Distributed Deep Reinforcement Learning Assisted Resource Allocation Algorithm for Space-Air-Ground Integrated Networks

To realize the Interconnection of Everything (IoE) in the 6G vision, the space-based, air-based, and ground-based networks have shown a trend of integration. Compared with the traditional communications system, Space-Air-Ground Integrated Networks (SAGINs) can provide a seamless global network connection, while making full use of different network characteristics for synergy and complementarity. However, the increasing global coverage of the Internet, the growing number and variety of smart terminals, and the emergence of various high-bandwidth services have led to an explosion in communication data transmission. Despite the continuous development of communication technologies such as airborne processing and forwarding and high-throughput satellites, the quality of service (QoS) and quality of experience (QoE) for different users still cannot be guaranteed due to the power limitations of satellites and the scarcity of spectrum resources.
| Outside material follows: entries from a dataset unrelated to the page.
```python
class PreparedJobs:

    def __init__(self, jobs):
        import numpy as np
        flat = [st for sets, _ in jobs for st in sets]
        n = len(flat)
        pk_parts, pk_len, n_pks = [], np.zeros(max(n, 1), np.uint32), np.zeros(max(n, 1), np.uint32)
        for i, (pks, _m, _s) in enumerate(flat):
            pk_len[i], n_pks[i], b = _key_form(pks)
            pk_parts.append(b)

        def pack(parts):
            lens = np.array([len(p) for p in parts] or [0], np.uint64)
            offs = np.zeros_like(lens)
            if len(parts) > 1:
                offs[1:] = np.cumsum(lens)[:-1]
            buf = np.frombuffer(b"".join(parts) + b"\0", dtype=np.uint8).copy()
            return buf, offs, lens

        self._pk, pk_off, _ = pack(pk_parts)
        forms = [_msg_form(m) for _, m, _ in flat]
        self._msg, msg_off, msg_len = pack([b for b, _ in forms])
        msg_word = np.array([w for _, w in forms] or [0], np.uint32)
        self._sig, sig_off, sig_len = pack([s for _, _, s in flat])
        self.sets = (LsgSet * max(n, 1))()
        dt = np.dtype({"names": ["pks", "pk_len", "n_pks", "msg", "msg_len", "sig", "sig_len"],
                       "formats": [np.uint64, np.uint32, np.uint32, np.uint64, np.uint32, np.uint64, np.uint32],
                       "offsets": [LsgSet.pks.offset, LsgSet.pk_len.offset, LsgSet.n_pks.offset, LsgSet.msg.offset,
                                   LsgSet.msg_len.offset, LsgSet.sig.offset, LsgSet.sig_len.offset],
                       "itemsize": ctypes.sizeof(LsgSet)})
        v = np.frombuffer(self.sets, dtype=dt)
        if n:
            has_keys = (n_pks[:n] > 0) | (pk_len[:n] == LSG_PK_BITS_MULTI)
            v["pks"][:n] = np.where(has_keys, self._pk.ctypes.data + pk_off[:n], 0)
            v["pk_len"][:n] = pk_len[:n]
# ... 384 lines not shown

    def final_submit_groups(self, groups):
        ng = len(groups)
        pg = len(groups[0]) if groups else 0
        if any(len(g) != pg for g in groups):
            raise ValueError("every group needs the same number of partials")
        t = ctypes.c_uint64()
        rc = self.lib.lsg_final_submit_groups(self.h, b"".join(b"".join(g) for g in groups), ng, pg, ctypes.byref(t))
        if rc == LSG_ERR_BUSY:
            return None
        self._check(rc, "lsg_final_submit_groups")
        t_ng = ng
        return (t.value, t_ng)

    def final_wait_groups(self, ticket):
        t, ng = ticket
        v = (ctypes.c_int32 * max(ng, 1))()
        self._check(self.lib.lsg_final_wait_groups(self.h, t, v), "lsg_final_wait_groups")
        return [bool(x) for x in v[:ng]]

    def sign(self, sks, msgs):
        if not sks:
            return []
        ml = len(msgs[0])
        out = ctypes.create_string_buffer(96 * len(sks))
        skb = b"".join(int(k).to_bytes(32, "big") for k in sks)
        self._check(self.lib.lsg_sign(self.h, skb, b"".join(msgs), ml, len(sks), out), "lsg_sign")
        raw = out.raw
        return [raw[96 * i:96 * i + 96] for i in range(len(sks))]

    def sk_to_pk(self, sks):
        if not sks:
            return []
        out = ctypes.create_string_buffer(96 * len(sks))
        skb = b"".join(int(k).to_bytes(32, "big") for k in sks)
        self._check(self.lib.lsg_sk_to_pk(self.h, skb, len(sks), out), "lsg_sk_to_pk")
        raw = out.raw
        return [raw[96 * i:96 * i + 96] for i in range(len(sks))]

    def check_fp2_mul(self, words):
        n = len(words) // 56
        assert len(words) == 56 * n
        out = ctypes.create_string_buffer(4 * 28 * n)
        src = struct.pack(f"<{len(words)}I", *words)
        self._check(self.lib.lsg_check_fp2_mul(self.h, src, n, out), "lsg_check_fp2_mul")
        return list(struct.unpack(f"<{28 * n}I", out.raw))

    def _check_sqr(self, fn, words, per_item):
        n = len(words) // per_item
        assert len(words) == per_item * n
        out = ctypes.create_string_buffer(4 * per_item * n)
        src = struct.pack(f"<{len(words)}I", *words)
        self._check(getattr(self.lib, fn)(self.h, src, n, out), fn)
        return list(struct.unpack(f"<{per_item * n}I", out.raw))

    def check_fp_sqr(self, words):
        return self._check_sqr("lsg_check_fp_sqr", words, 14)

    def check_fp2_sqr(self, words):
        return self._check_sqr("lsg_check_fp2_sqr", words, 28)

    def check_sums(self, words):
        n = len(words) // (12 * 14)
        assert len(words) == 12 * 14 * n
        out = ctypes.create_string_buffer(4 * 42 * 14 * n)
        src = struct.pack(f"<{len(words)}I", *words)
        self._check(self.lib.lsg_check_sums(self.h, src, n, out), "lsg_check_sums")
        return list(struct.unpack(f"<{42 * 14 * n}I", out.raw))

    def _check_lanes(self, fn, words):
        n = len(words) // (12 * 14)
        assert len(words) == 12 * 14 * n
        out = ctypes.create_string_buffer(4 * 24 * 14 * n)
        src = struct.pack(f"<{len(words)}I", *words)
        self._check(getattr(self.lib, fn)(self.h, src, n, out), fn)
        return list(struct.unpack(f"<{24 * 14 * n}I", out.raw))

    def check_fp2_lanes(self, words):
        return self._check_lanes("lsg_check_fp2_lanes", words)

    def check_g2_lanes(self, words):
        return self._check_lanes("lsg_check_g2_lanes", words)

    def check_canon(self, words, strings=()):
        n, nb = len(words) // 14, len(strings)
        assert len(words) == 14 * n and all(len(b) == 48 for b in strings)
        out = ctypes.create_string_buffer(4 * 54 * max(n, 1))
        limbs = ctypes.create_string_buffer(4 * 14 * max(nb, 1))
        src = struct.pack(f"<{len(words)}I", *words)
        self._check(self.lib.lsg_check_canon(self.h, src, n, b"".join(strings), nb, out, limbs), "lsg_check_canon")
        return (list(struct.unpack(f"<{54 * n}I", out.raw[:4 * 54 * n])),
                list(struct.unpack(f"<{14 * nb}I", limbs.raw[:4 * 14 * nb])))

    def check_fp2_roots(self, words):
        n = len(words) // 28
        assert len(words) == 28 * n
        out = ctypes.create_string_buffer(4 * 58 * n)
        src = struct.pack(f"<{len(words)}I", *words)
        self._check(self.lib.lsg_check_fp2_roots(self.h, src, n, out), "lsg_check_fp2_roots")
        return list(struct.unpack(f"<{58 * n}I", out.raw))

    def check_batch_inv(self, words):
        return self._check_sqr("lsg_check_batch_inv", words, 14)

    def check_map_uniform(self, items):
        n = len(items)
        assert all(len(b) == 256 for b in items)
        if not n:
            return []
        out = ctypes.create_string_buffer(192 * n)
        self._check(self.lib.lsg_check_map_uniform(self.h, b"".join(items), n, out), "lsg_check_map_uniform")
        raw = out.raw
        return [raw[192 * i:192 * i + 192] for i in range(n)]

    def batch_partial_rnd(self, sets, rnd):
        b = SetBuffer(sets)
        assert len(rnd) == b.n
        r = (ctypes.c_uint64 * max(b.n, 1))(*[int(x) for x in rnd])
        out = ctypes.create_string_buffer(576)
        errs = (ctypes.c_int32 * max(b.n, 1))()
        anyerr = ctypes.c_int32()
        self._check(self.lib.lsg_check_batch_partial_rnd(self.h, b.arr, b.n, r, out, errs, ctypes.byref(anyerr)),
                    "lsg_check_batch_partial_rnd")
        return out.raw, [errs[i] for i in range(b.n)], bool(anyerr.value)

    def probe_fp_mul_rate(self):
        a, b = ctypes.c_double(), ctypes.c_double()
        self._check(self.lib.lsg_probe_fp_mul_rate(self.h, ctypes.byref(a), ctypes.byref(b)), "lsg_probe_fp_mul_rate")
        return a.value, b.value

    def last_kernel_times(self, max_entries=1024):
        names = (ctypes.c_char_p * max_entries)()
        ms = (ctypes.c_double * max_entries)()
        n = self.lib.lsg_last_kernel_times(self.h, names, ms, max_entries)
        return [(names[i].decode(), ms[i]) for i in range(n)]
```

In this work, drawing on wireless edge caching, considering that the relay of SAGIN has edge caching capability, the hot task is cached in the network nodes in advance. More, this process is optimized using distributed Deep Reinforcement Learning (DRL), thereby reducing transmission delay and relieving the pressure of task offloading on space-based networks. Compared with advanced related works, the long-term node utilization, link utilization, long-term average revenue-to-cost ratio and acceptance ratio of the proposed algorithm are increased by about 4.22%, 31.36%;, 11.75% and 7.14%, respectively.